Stegner also describes other aspects of typical Mormon settlements, from widespread planting of Lombardy poplars to the use of what was originally a uniform platting system for Mormon towns, “like a medieval village, a collection of farm houses in the midst of cultivable land.” That Mormons gravitated to medieval forms is, I suspect, no accident. Of all American mass movements with proselytizing zeal that have had success, the Mormons are the only ones whose structures (it appears to me, not being an expert on Mormons) are tied to a pre-Enlightenment, Burkean time, where community, rather than individual personal gain, is the highest good. I have no idea whether such small Mormon towns still exist, in these days of the internet and atomization, but if they do, they provide a model for what we should aspire to as a society.

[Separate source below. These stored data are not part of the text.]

seqlib_amd/csrc/slx_align.hip:

```cpp
#include <hip/hip_runtime.h>
#include <hipcub/hipcub.hpp>
#include <chrono>
#include <cmath>
#include <functional>
#include <unistd.h>
#include <cstdio>
#include <cstdlib>
#include <cstring>
#include <algorithm>
#include <mutex>
#include <string>
#include <thread>
#include <type_traits>
#include <vector>
#include "slx_internal.h"
#include "dev_seed4.h"
#include "dev_fin.h"
#include "dev_ext_wave.h"
#include "dev_ext_reg.h"
#include "dev_ext_lane.h"
#include "dev_ext_block.h"
#include "dev_ext_seg.h"
#include "dev_fin2.h"
#include "dev_chain_coop.h"
// ... 111 lines not shown
                           al->d_occ.as<uint4>(), n_blocks, sup);
        HIPCHK(hipGetLastError());
        HIPCHK(slx_wait_stream(al->stream));
        fm.occ = al->d_occ.as<uint4>();
        fm.sup = sup;
    }
    fm.primary = (I)idx->primary;
    for (int i = 0; i < 5; ++i) fm.L2[i] = (I)idx->L2[i];
    fm.seq_len = (I)idx->seq_len;
    if ((rc = build_lut<I>(al)) != SLX_OK) return rc;
    fm.sa_dense = nullptr;
    fm.sa_samp = al->d_sa_samp.as<uint64_t>();
    fm.sa_intv = idx->sa_intv;
    const uint64_t n1 = idx->seq_len + 1;
    al->have_dense = false;
    if ((rc = al->d_sa_dense.ensure(n1 * sizeof(I))) != SLX_OK) return rc;
    if (sizeof(I) == 4 && idx->dense_sa32.size() == n1) {
        HIPCHK(hipMemcpy(al->d_sa_dense.p, idx->dense_sa32.data(), n1 * 4, hipMemcpyHostToDevice));
    } else {
        const uint64_t n_sa = idx->sa.size();
        const int bs = 256;
        hipLaunchKernelGGL(k_sa_seed<I>, dim3((unsigned)((n_sa + bs - 1) / bs)), dim3(bs), 0, al->stream, fm, al->d_sa_dense.as<I>(), n_sa);
        hipLaunchKernelGGL(k_sa_walk<I>, dim3((unsigned)((n_sa + bs - 1) / bs)), dim3(bs), 0, al->stream, fm, al->d_sa_dense.as<I>(), n_sa);
        HIPCHK(hipGetLastError());
        HIPCHK(slx_wait_stream(al->stream));
    }
    al->have_dense = true;
    return SLX_OK;
}

template <typename I>
static int build_rep_filter(slx_aligner *al)
{
    al->rep_mask = 0;
    if (al->rep_k <= 0 || al->rep_k > 31 || !al->have_dense || al->host_idx->seq_len < 1024) return SLX_OK;
    uint64_t bits = 1ull << 20;
    while (bits < al->host_idx->seq_len * 8ull) bits <<= 1;
    while (al->d_rep.ensure(bits / 8) != SLX_OK) {
        (void)hipGetLastError();
        bits >>= 1;
        if (bits < al->host_idx->seq_len || bits < (1ull << 20)) { al->d_rep.release(); return SLX_OK; }
    }
    HIPCHK(hipMemsetAsync(al->d_rep.p, 0, bits / 8, al->stream));
    DevFM<I> fm = fm_of<I>(al);
    fm.sa_dense = al->d_sa_dense.as<I>();
    hipLaunchKernelGGL(k_rep_filter<I>, dim3(al->n_cu * 64), dim3(256), 0, al->stream, fm, al->ref, al->rep_k, al->d_rep.as<uint32_t>(), bits - 1);
    HIPCHK(hipGetLastError());
    HIPCHK(slx_wait_stream(al->stream));
    al->rep_mask = bits - 1;
    return SLX_OK;
}

#define SLX_MAX_WORKERS 8
static int env_hw_queues() { const char *e = getenv("GPU_MAX_HW_QUEUES"); const int v = e ? atoi(e) : 0; return v > 0 ? v : 4; }

static int default_workers()
{
    if (const char *e = getenv("SEQLIB_AMD_WORKERS")) { const int v = atoi(e); if (v >= 1 && v <= SLX_MAX_WORKERS) return v; }
    return 3;
}

static int make_worker_stream(slx_aligner *al, Worker *wk)
{
    if (al->stream_prio) {
        int least = 0, greatest = 0;
        HIPCHK(hipDeviceGetStreamPriorityRange(&least, &greatest));
        HIPCHK(hipStreamCreateWithPriority(&wk->stream, hipStreamNonBlocking, greatest));
    } else HIPCHK(hipStreamCreateWithFlags(&wk->stream, hipStreamNonBlocking));
    return SLX_OK;
}

static int set_seed_stream(slx_aligner *al, Worker *wk)
{
    if (wk->seed_stream) { HIPCHK(slx_wait_stream(wk->seed_stream)); HIPCHK(hipStreamDestroy(wk->seed_stream)); wk->seed_stream = nullptr; }
    if (al->seed_free_cus <= 0) return SLX_OK;
    const int words = (al->n_cu + 31) / 32;
    std::vector<uint32_t> mask((size_t)words, 0u);
    for (int cu = 0; cu < al->n_cu; ++cu)
        if ((cu & 31) < 32 - al->seed_free_cus) mask[(size_t)(cu >> 5)] |= 1u << (cu & 31);
    HIPCHK(hipExtStreamCreateWithCUMask(&wk->seed_stream, (uint32_t)words, mask.data()));
    if (!wk->ev_seed_in) HIPCHK(hipEventCreateWithFlags(&wk->ev_seed_in, hipEventDisableTiming));
    if (!wk->ev_seed_out) HIPCHK(hipEventCreateWithFlags(&wk->ev_seed_out, hipEventDisableTiming));
// ... 110 lines not shown
    slx_aligner *grp = new slx_aligner();
    grp->is_group = true;
    grp->subs.assign((size_t)n_dev, nullptr);
    grp->host_idx = idx;
    std::vector<int> rcs((size_t)n_dev, SLX_OK);
    std::vector<std::string> errs((size_t)n_dev);
    std::vector<std::thread> th;
    for (int i = 0; i < n_dev; ++i)
        th.emplace_back([&, i]() {
            rcs[(size_t)i] = create_one(idx, devices[i], false, &grp->subs[(size_t)i]);
            if (rcs[(size_t)i] != SLX_OK) errs[(size_t)i] = slx_last_error();
        });
    for (auto &t : th) t.join();
    for (int i = 0; i < n_dev; ++i)
        if (rcs[(size_t)i] != SLX_OK) {
            slx_set_error("device %d: %s", devices[i], errs[(size_t)i].c_str());
            const int rc = rcs[(size_t)i];
            slx_aligner_free(grp);
            return rc;
        }
    *out = grp;
    return SLX_OK;
}

extern "C" void slx_aligner_free(slx_aligner *al)
{
    if (!al) return;
    if (al->is_group) {
        for (slx_aligner *sub : al->subs) slx_aligner_free(sub);
        delete al;
        return;
    }
    (void)hipSetDevice(al->device);
    DevBuf *bufs[] = {&al->d_bwt, &al->d_occ, &al->d_sup, &al->d_lut, &al->d_rep, &al->d_sa_samp, &al->d_sa_dense, &al->d_pac, &al->d_ann_off, &al->d_ann_len, &al->d_ann_alt, &al->d_loglut, &al->o_hit_off,
                      &al->o_rid, &al->o_pos, &al->o_flag, &al->o_mapq, &al->o_score, &al->o_nm, &al->o_na, &al->o_ncig, &al->o_cig_off, &al->o_cigar, &al->o_xa, &al->o_sub,
                      &al->st_bases, &al->st_offs, &al->st_pack};
    for (DevBuf *b : bufs) b->release();
    for (Worker *wk : al->workers) {
        for (DevBuf *b : wk->all) b->release();
        for (int i = 0; i <= SLX_N_STAGES; ++i) if (wk->ev[i]) (void)hipEventDestroy(wk->ev[i]);
        for (int i = 0; i < 6; ++i) if (wk->dbg_ev[i]) (void)hipEventDestroy(wk->dbg_ev[i]);
        for (int i = 0; i < 6; ++i) if (wk->ev_probe[i]) (void)hipEventDestroy(wk->ev_probe[i]);
        if (wk->h_mail) (void)hipHostFree(wk->h_mail);
        if (wk->stream) (void)hipStreamDestroy(wk->stream);
        if (wk->seed_stream) (void)hipStreamDestroy(wk->seed_stream);
        if (wk->ev_seed_in) (void)hipEventDestroy(wk->ev_seed_in);
        if (wk->ev_seed_out) (void)hipEventDestroy(wk->ev_seed_out);
        delete wk;
    }
    if (al->h_bounce) (void)hipHostFree(al->h_bounce);
    if (al->stream) (void)hipStreamDestroy(al->stream);
    delete al;
    bool last;
    { std::lock_guard<std::mutex> g(g_live_mu); last = --g_live_aligners == 0; }
    if (last) pin_pool_release_all();
}

extern "C" int slx_aligner_set(slx_aligner *al, const char *key, int64_t value)
{
    if (!al || !key) return SLX_EINVAL;
    if (al->is_group) {
        std::lock_guard<std::mutex> call(al->call_mu);
        for (slx_aligner *sub : al->subs) { const int rc = slx_aligner_set(sub, key, value); if (rc != SLX_OK) return rc; }
        return SLX_OK;
    }
    std::lock_guard<std::mutex> call(al->call_mu);
    if (!strcmp(key, "chunk_reads")) { if (value < 1) return SLX_EINVAL; al->chunk_reads = value; }
// ... 39 lines not shown
    else if (!strcmp(key, "cig_fast_coop")) al->cig_fast_coop = value != 0;
    else if (!strcmp(key, "cig_lane_il")) al->cig_lane_il = value != 0;
    else if (!strcmp(key, "small_coop")) al->small_coop = value != 0;
    else if (!strcmp(key, "small_spread")) al->small_spread = value != 0;
    else if (!strcmp(key, "chain_sorted")) al->chain_sorted = value != 0;
    else if (!strcmp(key, "regs_sorted")) al->regs_sorted = value != 0;
    else if (!strcmp(key, "cand_top")) { if (value < 0) return SLX_EINVAL; al->cand_top = (int)value; }
    else if (!strcmp(key, "cand_rep_max")) { if (value < 0) return SLX_EINVAL; al->cand_rep_max = (int)value; }
    else if (!strcmp(key, "cand_rep")) { if (value < -1 || value > 101) return SLX_EINVAL; al->cand_rep = (int)value; }
    else if (!strcmp(key, "cand_lanes")) { if (value < -1 || value > 1) return SLX_EINVAL; al->cand_lanes = (int)value; }
    else if (!strcmp(key, "cig_lanes")) al->cig_lanes = value != 0;
    else if (!strcmp(key, "first_diag")) al->first_diag = value != 0;
    else if (!strcmp(key, "first_lanes")) al->first_lanes = value != 0;
    else if (!strcmp(key, "lane_narrow")) al->lane_narrow = value != 0;
    else if (!strcmp(key, "lane_pad")) al->lane_pad = (int)value;
    else if (!strcmp(key, "cand_lane_seeds")) { if (value < 1) return SLX_EINVAL; al->cand_lane_seeds = (int)value; }
    else if (!strcmp(key, "cand_cap")) { if (value < 1) return SLX_EINVAL; al->cand_cap = (int)value; }
    else if (!strcmp(key, "split_min")) al->split_min = (int)value;
    else if (!strcmp(key, "heavy_seeds")) { if (value < 1) return SLX_EINVAL; al->heavy_seeds = (int)value; }
    else if (!strcmp(key, "workers")) {
        if (value < 1 || value > SLX_MAX_WORKERS) return SLX_EINVAL;
        HIPCHK(hipSetDevice(al->device));
        while ((int)al->workers.size() < (int)value) { const int rc = add_worker(al); if (rc != SLX_OK) return rc; }
        al->n_workers = (int)value;
    }
    else if (!strcmp(key, "min_split")) { if (value < 1) return SLX_EINVAL; al->min_split = value; }
    else if (!strcmp(key, "seed_quota")) { if (value < 0 || value > (1 << 24)) return SLX_EINVAL; al->seed_quota = (int)value; }
    else if (!strcmp(key, "rep_k")) {
        if (value < 0 || value > 31) return SLX_EINVAL;
        al->rep_k = (int)value;
        HIPCHK(hipSetDevice(al->device));
        return al->wide ? build_rep_filter<uint64_t>(al) : build_rep_filter<uint32_t>(al);
    }
    else if (!strcmp(key, "top_heavy")) al->top_heavy = value != 0;
    else if (!strcmp(key, "top_reuse")) al->top_reuse = value != 0;
    else if (!strcmp(key, "p2_items")) al->p2_items = value != 0;
    else if (!strcmp(key, "p2_coop")) al->p2_coop = value != 0;
    else if (!strcmp(key, "p2_items_cap")) al->p2_items_cap = (int)value;
    else if (!strcmp(key, "seed_free_cus")) {
        if (value < 0 || value > 24) return SLX_EINVAL;
        HIPCHK(hipSetDevice(al->device));
        al->seed_free_cus = (int)value;
        for (Worker *wk : al->workers) { const int rc = set_seed_stream(al, wk); if (rc != SLX_OK) return rc; }
    }
    else if (!strcmp(key, "stream_prio")) {
        if (value < 0 || value > 1) return SLX_EINVAL;
        HIPCHK(hipSetDevice(al->device));
        al->stream_prio = (int)value;
        for (Worker *wk : al->workers) {
            HIPCHK(slx_wait_stream(wk->stream));
            HIPCHK(hipStreamDestroy(wk->stream));
            wk->stream = nullptr;
            const int rc = make_worker_stream(al, wk);
            if (rc != SLX_OK) return rc;
        }
    }
    else if (!strcmp(key, "threads")) { if (value < 64) return SLX_EINVAL; al->max_threads = (int)value; }
    else if (!strcmp(key, "zarena_bytes")) { if (value < 1024) return SLX_EINVAL; al->zcap = (unsigned long long)value; }
    else { slx_set_error("slx_aligner_set: unknown key %s", key); return SLX_EINVAL; }
    return SLX_OK;
}

extern "C" int slx_aligner_stage_ms(const slx_aligner *al, float ms[SLX_N_STAGES])
{
    if (!al || !ms) return SLX_EINVAL;
    if (al->is_group) {
        for (int i = 0; i < SLX_N_STAGES; ++i) { ms[i] = 0; for (const slx_aligner *sub : al->subs) ms[i] = std::max(ms[i], sub->stage_ms[i]); }
        return SLX_OK;
    }
    for (int i = 0; i < SLX_N_STAGES; ++i) ms[i] = al->stage_ms[i];
    return SLX_OK;
}

extern "C" int slx_aligner_probe_ms(const slx_aligner *al, float ms[SLX_N_PROBES], int64_t *n_reads)
{
    if (!al || !ms) return SLX_EINVAL;
    if (al->is_group) {
        int64_t n = 0;
        for (int i = 0; i < SLX_N_PROBES; ++i) ms[i] = 0;
        for (const slx_aligner *sub : al->subs) { for (int i = 0; i < SLX_N_PROBES; ++i) ms[i] += sub->probe_ms[i]; n += sub->probe_reads; }
        if (n_reads) *n_reads = n;
        return SLX_OK;
    }
    for (int i = 0; i < SLX_N_PROBES; ++i) ms[i] = al->probe_ms[i];
    if (n_reads) *n_reads = al->probe_reads;
    return SLX_OK;
}

extern "C" int64_t slx_aligner_counter(const slx_aligner *al, const char *key)
{
    if (!al || !key) return -1;
    if (!strcmp(key, "workers")) return al->is_group ? al->subs[0]->n_workers : al->n_workers;
    if (!strcmp(key, "hw_queues")) return al->hw_queues;
    if (!strcmp(key, "long_rounds") || !strcmp(key, "long_jobs")) {
        long long v = 0;
        const bool rounds = key[5] == 'r';
        auto take = [&](const slx_aligner *a) { for (const Worker *wk : a->workers) v = std::max(v, rounds ? (long long)wk->long_rounds_run : (long long)wk->long_jobs_run); };
        if (al->is_group) for (const slx_aligner *sub : al->subs) take(sub); else take(al);
        return v;
    }
    {
        if (!strcmp(key, "pseg_jobs")) {
            long long v = 0;
            auto take = [&](const slx_aligner *a) { for (const Worker *wk : a->workers) v += wk->pseg_stat; };
            if (al->is_group) for (const slx_aligner *sub : al->subs) take(sub); else take(al);
            return v;
        }
        if (!strcmp(key, "retries")) {
            long long v = 0;
            if (al->is_group) for (const slx_aligner *sub : al->subs) v += sub->n_retries; else v = al->n_retries;
            return v;
        }
        if (!strcmp(key, "regs_deferred") || !strcmp(key, "hits_wave_reads")) {
            long long v = 0;
            const int which = key[0] == 'h';
            auto take = [&](const slx_aligner *a) { for (const Worker *wk : a->workers) v += (long long)wk->fin_stat[which]; };
            if (al->is_group) for (const slx_aligner *sub : al->subs) take(sub); else take(al);
            return v;
        }
        static const char *const gs[3] = {"gseg_ok", "gseg_redo", "gseg_jobs"};
        for (int i = 0; i < 3; ++i)
            if (!strcmp(key, gs[i])) {
                long long v = 0;
                auto take = [&](const slx_aligner *a) { for (const Worker *wk : a->workers) v += wk->gseg_stat[i]; };
                if (al->is_group) for (const slx_aligner *sub : al->subs) take(sub); else take(al);
// ... 633 lines not shown
```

The physical landscape is a major player in this book. Stegner loved the West, and it shows. (He also had an interest in Mormons—twenty years after this book, he wrote another book about Mormons, The Gathering of Zion.) The Mormons modified the landscape, or at least the arable parts, and those modifications are also a focus. This includes both the successful and unsuccessful modifications—the Mormons, for example, did not have much luck in the mining industry, despite the richness of ores in this area, which Stegner chalks up to inadequate technology existing within the insular Mormon world. Interspersed with discussions of the physical landscape is the history of the recent human presence. Fascinating episodes are covered, such as the Deseret Alphabet (a failed attempt to create a new system of writing) and the Sons of Dan (a shadowy vigilante group, used as the armed wing of the early Mormon leadership, to an extent still debated today). Stegner also discusses variations within Mormonism, not so much of doctrine, but of degree—such as the town of Orderville, the most prominent example of a Mormon attempt to live completely communally, which, like all such experiments, ultimately failed. Many colorful characters appear, such as J. Golden Kimball, member of the First Council of the Seventy, who swore constantly from the pulpit. “All through his life his friends warned him that the Church might cut him off if he didn’t stop seasoning his tabernacle sermons with peppery talk. His answer was invariable: ‘They can’t cut me off,’ he squeaked. ‘I repent too damn fast!’ ”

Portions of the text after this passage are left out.